La halle basse en fer au bout du Jardim do Coreto est le premier marché couvert de Tavira. Elle fut inaugurée le 30 juin 1887 après deux ans de travaux et était un marché alimentaire général, pas un marché aux poissons ; le bâtiment propre à la pêche, la Lota, se trouvait à côté, à l'est. Aujourd'hui la halle s'appelle Mercado da Ribeira et abrite des boutiques et des restaurants, et la cour sert aux concerts. Le commerce a déménagé en 1999, à l'ouverture du nouveau Mercado Municipal. Regardez le pignon sud avant d'entrer. On y voit la plaque "MM / INAUGURADO / EM / 1887", et les portails en fonte vert foncé ont été fabriqués en ville.
Avant 1887, le commerce se faisait dans des baraques en bois. La DGPC dit sur la place même, le Largo do Açougue dos Mareantes ; la municipalité dit près de l'hôtel de ville et sur la Praça da Constituição, l'actuelle Praça da República. Le problème était l'hygiène, et la réponse fut un marché couvert. Le projet date de 1876, le terrain fut choisi en 1879, et les travaux durèrent du 30 juin 1885 à l'inauguration, jour pour jour deux ans plus tard. Cela coûta une chapelle. Nossa Senhora do Loreto, du XVIe siècle, et quelques vieux bâtiments portuaires furent démolis pour faire de la place.

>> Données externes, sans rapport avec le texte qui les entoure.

template <typename VT, int NCH, typename KT, int R>
__global__ __launch_bounds__(256) void k_bag_bwd_tile(BagParams p) {
  using K = KeyOps<KT>;
  __shared__ KT keys[kBwdTile];
  __shared__ int bagl[kBwdTile];
  __shared__ float scl[kBwdTile];

  const int tid = threadIdx.x;
  const int G = 1 << p.g_log2;
  const int ngroups = 256 >> p.g_log2;
  const int grp = tid >> p.g_log2;
  const int gl = tid & (G - 1);
  const int rowlen = p.rowlen;
  const int dim = rowlen * (int)(sizeof(VT) / 4);
  const VT* __restrict__ GO = (const VT*)p.grad_out;
  const int tile_len = p.tile_len;
  const int64_t total = p.presorted ? ((p.nnz + kSegLen - 1) / kSegLen) * kSegLen : p.nnz;
  const int ntiles = (int)((total + tile_len - 1) / tile_len);

  for (int tile = blockIdx.x; tile < ntiles; tile += gridDim.x) {
    const int j0 = tile * tile_len;
    const int nv = min(tile_len, (int)(total - j0));
    const bool presorted = p.presorted != nullptr;
    KT kr[4];
#pragma unroll
    for (int r = 0; r < 4; ++r) {
      const int i = tid * 4 + r;
      kr[r] = K::invalid();
      int j = j0 + i;
      uint32_t row = 0xffffffffu;
      if (presorted) {
        const unsigned long long sk = i < nv ? p.presorted[(int64_t)j0 + i] : ~0ull;
        j = -1;
        if (sk != ~0ull) {
          row = (uint32_t)(sk >> 32);
          j = (int)((((int64_t)j0 + i) / kSegLen) * kSegLen) + (int)(uint32_t)sk;
        }
      } else if (i < nv) {
        const int64_t r64 = p.indices[j];
        if ((uint64_t)r64 < (uint64_t)p.num_rows) row = (uint32_t)r64;
      } else {
        j = -1;
      }
      if (j >= 0) {
        const int bag = find_bag(p, j);
        float sc = p.alpha;
        if (p.psw) sc *= p.psw[j];
        if (p.mode == CE_MODE_MEAN) {
          const int len = bag_end(p, bag) - ld_off(p, bag);
          if (len > 1) sc = sc / (float)len;
        }
        bagl[i] = (int)out_row(p, bag);
        scl[i] = sc;
        if (row != 0xffffffffu) kr[r] = K::make(row, i);
      }
    }
    if (CE_DBG(p.debug) == 3) { __syncthreads(); continue; }
    if (presorted) {
#pragma unroll
      for (int r = 0; r < 4; ++r) keys[tid * 4 + r] = kr[r];
      __syncthreads();
    } else {
      tile_sort_1024<KT>(kr, keys, tid);
    }
    if (CE_DBG(p.debug) == 4) continue;
    const int kChunk = (nv + ngroups - 1) / ngroups;
    const int nchunks = (nv + kChunk - 1) / kChunk;
    for (int ck = grp; ck < nchunks; ck += ngroups) {
      const int s0 = ck * kChunk, s1 = min(nv, s0 + kChunk);
      VT acc[NCH];
#pragma unroll
      for (int c = 0; c < NCH; ++c) acc[c] = vzero<VT>();
      uint32_t cur = K::row(keys[s0]);
      for (int q = s0; q < s1; q += R) {
        VT v[R][NCH];
        float sc[R];
        uint32_t rw[R];
#pragma unroll
        for (int t = 0; t < R; ++t) {
          const KT key = (q + t < s1) ? keys[q + t] : K::invalid();
          const bool on = key != K::invalid();
          const int li = on ? K::idx(key) : 0;
          rw[t] = on ? K::row(key) : K::row_invalid();
          sc[t] = on ? scl[li] : 0.f;
          const int64_t orow = bagl[li];
#pragma unroll
          for (int c = 0; c < NCH; ++c) {
            const int ch = gl + c * G;
            v[t][c] = vzero<VT>();
            if (on && ch < rowlen) v[t][c] = __builtin_nontemporal_load(&GO[orow * rowlen + ch]);
          }
        }
        __builtin_amdgcn_s_waitcnt(0x0F70);
#pragma unroll
        for (int t = 0; t < R; ++t) {
          if (rw[t] != K::row_invalid()) {
            if (rw[t] != cur) {
#pragma unroll
              for (int c = 0; c < NCH; ++c) {
                if (cur != K::row_invalid())
                  flush_chunk(p.dst + (int64_t)cur * dim, acc[c], gl, G, c, rowlen, CE_DBG(p.debug));
                acc[c] = vzero<VT>();
              }
              cur = rw[t];
            }
#pragma unroll
            for (int c = 0; c < NCH; ++c) acc[c] = acc[c] + v[t][c] * sc[t];
          }
        }
      }
#pragma unroll
      for (int c = 0; c < NCH; ++c) {
        if (cur != K::row_invalid()) flush_chunk(p.dst + (int64_t)cur * dim, acc[c], gl, G, c, rowlen, CE_DBG(p.debug));
      }
    }
    __syncthreads();
  }
}

template <typename VT, int NCH, int R, bool NTG, bool EXCL>
__global__ __launch_bounds__(256) void k_bag_bwd_stream(BagParams p, int64_t total, const long long* __restrict__ seg_ranges) {
  __shared__ unsigned long long lk[256 * (R > 4 ? R : 4)];
  const int tid = threadIdx.x;
  const int G = 1 << p.g_log2;
  const int ngroups = 256 >> p.g_log2;
  const int grp = tid >> p.g_log2;
  const int gl = tid & (G - 1);
  const int rowlen = p.rowlen;
  const int dim = rowlen * (int)(sizeof(VT) / 4);
  const VT* __restrict__ GO = (const VT*)p.grad_out;
  const VT* __restrict__ WV = (const VT*)p.dst;
  const unsigned long long* __restrict__ keys = p.presorted;
  bool excl = false;
  if (EXCL) {
    const int nseg = (int)(total / kSegLen);
    int clash = nseg > 64 || seg_ranges == nullptr;
    if (!clash) {
      for (int pr = tid; pr < nseg * nseg; pr += 256) {
        const int a = pr / nseg, b2 = pr - a * nseg;
        if (a >= b2) continue;
        const long long alo = seg_ranges[2 * a], ahi = seg_ranges[2 * a + 1];
        const long long blo = seg_ranges[2 * b2], bhi = seg_ranges[2 * b2 + 1];
        if (alo <= ahi && blo <= bhi && !(ahi < blo || bhi < alo)) clash = 1;
      }
    }
    excl = __syncthreads_or(clash) == 0;
  }
  const int64_t all_groups = (int64_t)gridDim.x * ngroups;
  const int64_t round = R > 16 ? R : 16;
  const int64_t share = ((total + all_groups - 1) / all_groups + round - 1) / round * round;
  const int64_t s0 = share_of(p, grp, ngroups) * share;
  const int64_t s1 = min(total, s0 + share);
  if (s0 >= s1) return;
  const float alpha = p.alpha;
  const int kc = 4 * G > R ? 4 * G : R;
  unsigned long long* mylk = lk + grp * kc;
  VT acc[NCH];
#pragma unroll
  for (int c = 0; c < NCH; ++c) acc[c] = vzero<VT>();
  uint32_t cur = 0xffffffffu;
  bool cur_excl = false;
  for (int64_t c0 = s0; c0 < s1; c0 += kc) {
    for (int k = gl; k < kc; k += G) mylk[k] = c0 + k < s1 ? keys[c0 + k] : ~0ull;
    const int64_t c1 = min(s1, c0 + kc);
    for (int64_t q = c0; q < c1; q += R) {
      VT v[R][NCH];
      VT w2[EXCL ? R : 1][NCH];
      uint32_t rw[R];
      uint32_t heads = 0;
#pragma unroll
      for (int t = 0; t < R; ++t) {
        const unsigned long long k = mylk[(int)(q - c0) + t];
        const bool on = k != ~0ull && (uint32_t)(k >> 32) < p.num_rows;
        rw[t] = on ? (uint32_t)(k >> 32) : 0xffffffffu;
        const uint32_t low = (uint32_t)k;
        const int64_t src = (int64_t)(low & ~kExclFlag);
        const bool head = EXCL && excl && on && (low & kExclFlag);
        if (head) heads |= 1u << t;
#pragma unroll
        for (int c = 0; c < NCH; ++c) {
          const int ch = gl + c * G;
          v[t][c] = vzero<VT>();
          if (on && ch < rowlen) v[t][c] = NTG ? __builtin_nontemporal_load(&GO[src * rowlen + ch]) : GO[src * rowlen + ch];
          if (EXCL) {
            w2[t][c] = vzero<VT>();
            if (head && ch < rowlen) w2[t][c] = WV[(int64_t)rw[t] * rowlen + ch];
          }
        }
      }
      __builtin_amdgcn_s_waitcnt(0x0F70);
#pragma unroll
      for (int t = 0; t < R; ++t) {
        if (rw[t] != 0xffffffffu) {
          const bool head = EXCL && ((heads >> t) & 1);
          if (rw[t] != cur || head) {
#pragma unroll
            for (int c = 0; c < NCH; ++c) {
              if (cur != 0xffffffffu) {
                if (EXCL && cur_excl) {
                  const int ch = gl + c * G;
                  if (ch < rowlen) ((VT*)(p.dst + (int64_t)cur * dim))[ch] = acc[c];
                } else {
                  flush_chunk(p.dst + (int64_t)cur * dim, acc[c], gl, G, c, rowlen, CE_DBG(p.debug));
                }
              }
              acc[c] = EXCL ? w2[EXCL ? t : 0][c] : vzero<VT>();
            }
            cur = rw[t];
            cur_excl = head;
          }
#pragma unroll
          for (int c = 0; c < NCH; ++c) acc[c] = acc[c] + v[t][c] * alpha;
        }
      }
    }
  }
  if (cur != 0xffffffffu) {
#pragma unroll
    for (int c = 0; c < NCH; ++c) {
      if (EXCL && cur_excl) {
        const int ch = gl + c * G;
        if (ch < rowlen) ((VT*)(p.dst + (int64_t)cur * dim))[ch] = acc[c];
      } else {
        flush_chunk(p.dst + (int64_t)cur * dim, acc[c], gl, G, c, rowlen, CE_DBG(p.debug));
      }
    }
  }
}

template <typename VT, int NCH, int R, int NTS>
__global__ __launch_bounds__(256, 4) void k_bag_fwd_keys(BagParams p, int64_t total) {
  __shared__ unsigned long long lk[256 * (R > 4 ? R : 4)];
  const int tid = threadIdx.x;
  const int G = 1 << p.g_log2;
  const int ngroups = 256 >> p.g_log2;
  const int grp = tid >> p.g_log2;
  const int gl = tid & (G - 1);
  const int rowlen = p.rowlen;
  const VT* __restrict__ W = (const VT*)p.weight;
  VT* __restrict__ O = (VT*)p.dst;
  const unsigned long long* __restrict__ keys = p.presorted;
  const int64_t all_groups = (int64_t)gridDim.x * ngroups;
  const int64_t round = R > 16 ? R : 16;
  const int64_t share = ((total + all_groups - 1) / all_groups + round - 1) / round * round;
  const int64_t s0 = share_of(p, grp, ngroups) * share;
  const int64_t s1 = min(total, s0 + share);
  if (s0 >= s1) return;
  const int kc = 4 * G > R ? 4 * G : R;
  unsigned long long* mylk = lk + grp * kc;
  VT prev[NCH];
#pragma unroll
  for (int c = 0; c < NCH; ++c) prev[c] = vzero<VT>();
  uint32_t prev_row = 0xffffffffu;
  for (int64_t c0 = s0; c0 < s1; c0 += kc) {
    for (int k = gl; k < kc; k += G) mylk[k] = c0 + k < s1 ? keys[c0 + k] : ~0ull;
    const int64_t c1 = min(s1, c0 + kc);
    for (int64_t q = c0; q < c1; q += R) {
      VT v[R][NCH];
      uint32_t heads = 0;
      uint32_t last = prev_row;
#pragma unroll
      for (int t = 0; t < R; ++t) {
        const unsigned long long k = mylk[(int)(q - c0) + t];
        const bool on = k != ~0ull;
        const uint32_t rw = (uint32_t)(k >> 32);
        const bool head = on && rw != last;
        if (on) last = rw;
        if (head) heads |= 1u << t;
#pragma unroll
        for (int c = 0; c < NCH; ++c) {
          const int ch = gl + c * G;
          v[t][c] = vzero<VT>();
          if (head && ch < rowlen && rw < p.num_rows) v[t][c] = W[(int64_t)rw * rowlen + ch];
        }
      }
      __builtin_amdgcn_s_waitcnt(0x0F70);
#pragma unroll
      for (int t = 0; t < R; ++t) {
        const unsigned long long k = mylk[(int)(q - c0) + t];
        if (k == ~0ull) continue;
        if ((heads >> t) & 1) {
#pragma unroll
          for (int c = 0; c < NCH; ++c) prev[c] = v[t][c];
        }
        const int64_t orow = (int64_t)((uint32_t)k & ~kExclFlag);
#pragma unroll
        for (int c = 0; c < NCH; ++c) {
          const int ch = gl + c * G;
          if (ch < rowlen) store_out<NTS>(&O[orow * rowlen + ch], prev[c]);
        }
      }
      prev_row = last;
    }
  }
}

La halle est de plain-pied sur un soubassement bas en pierre. À l'intérieur, la fonte et le bois portent une toiture de tuiles et de verre avec un lanterneau qui n'envoie de lumière que dans les allées autour des deux pavillons en fer du centre. La façade principale donne sur le jardin, à l'ouest, avec des pilastres et un fronton triangulaire autour d'un double portail en plein cintre ; le pignon est, vers la Lota, est le plus simple. Les portails ont été fabriqués à la Serralharia do Largo do Trem, ici en ville. Le SIPA y voit un marché ordinaire, du type que le Portugal construisit jusqu'aux années 1950.
Ce n'est pas clair. Le SIPA et la municipalité écrivent lieutenant d'infanterie José Inácio de Melo Pereira Vasconcelos ; la DGPC écrit architecte António da Silva Meira, et une version plus tardive fait surveiller les travaux par Meira et lui fait dessiner la version finale. Peut-être les deux. La halle va avec le jardin voisin. Jardin, marché et quartier de la pêche à l'est furent la dernière étape du plan du XIXe siècle pour la rive du fleuve, et le coreto du jardin, coulé à Porto, arriva en 1890.
Le marché fonctionna jusqu'en 1999, quand le nouveau Mercado Municipal ouvrit sur l'Avenida D. Manuel I. En juillet 1998, la municipalité avait conclu un accord avec l'Instituto Superior Técnico pour un plan concernant le bâtiment, et en 1999-2000 la halle fut transformée en boutiques et restaurants ; les petites pièces le long du mur extérieur devinrent des boutiques, ouvertes à la fois sur la rue et sur la halle. Protégée, elle ne le fut jamais. La municipalité le demanda en 2007, et en 2010 le dossier fut abandonné parce que le bâtiment n'a pas de valeur nationale. C'est sans doute vrai. Elle est locale, et c'est justement ce qui compte.
Entrez par le portail côté jardin et levez les yeux. La lumière vient du lanterneau au-dessus des deux pavillons, et le sol est en calçada portuguesa. Cherchez la plaque sur le pignon sud et les médaillons "CM / 1887" dans les impostes des arcs. La Feira da Dieta Mediterrânica, en 2026 du 3 au 6 septembre, utilise la halle pour des démonstrations gastronomiques, et l'ancienne Lota voisine est une scène de concert.
La rive du fleuve était le lieu de travail de la ville. Le plan du XIXe siècle pour la rive droite du Gilão plaça le jardin entre la place principale et le marché, et le marché entre le jardin et le quartier de la pêche, avec la Lota à l'est. Le poisson arrivait juste à côté. C'est aussi pourquoi le terrain était déjà bâti, avec des bâtiments portuaires et une chapelle qu'il fallut démolir. Le soubassement bas en pierre est là ; pourquoi, les sources ne le disent pas.
Le SIPA y voit un marché ordinaire, du type que le Portugal construisit jusqu'aux années 1950, et l'État abandonna le dossier de protection en 2010 parce que le bâtiment n'a pas de valeur nationale. Les deux sont vrais. Mais la halle est toujours là, avec sa fonte, ses portails et sa plaque de 1887, et parce qu'elle est devenue galerie au lieu d'être démolie, on peut parcourir un marché de ville portugais tout à fait ordinaire, tel qu'il était quand on construisait ce genre de chose. C'est plus intéressant que ne le pensait l'IGESPAR.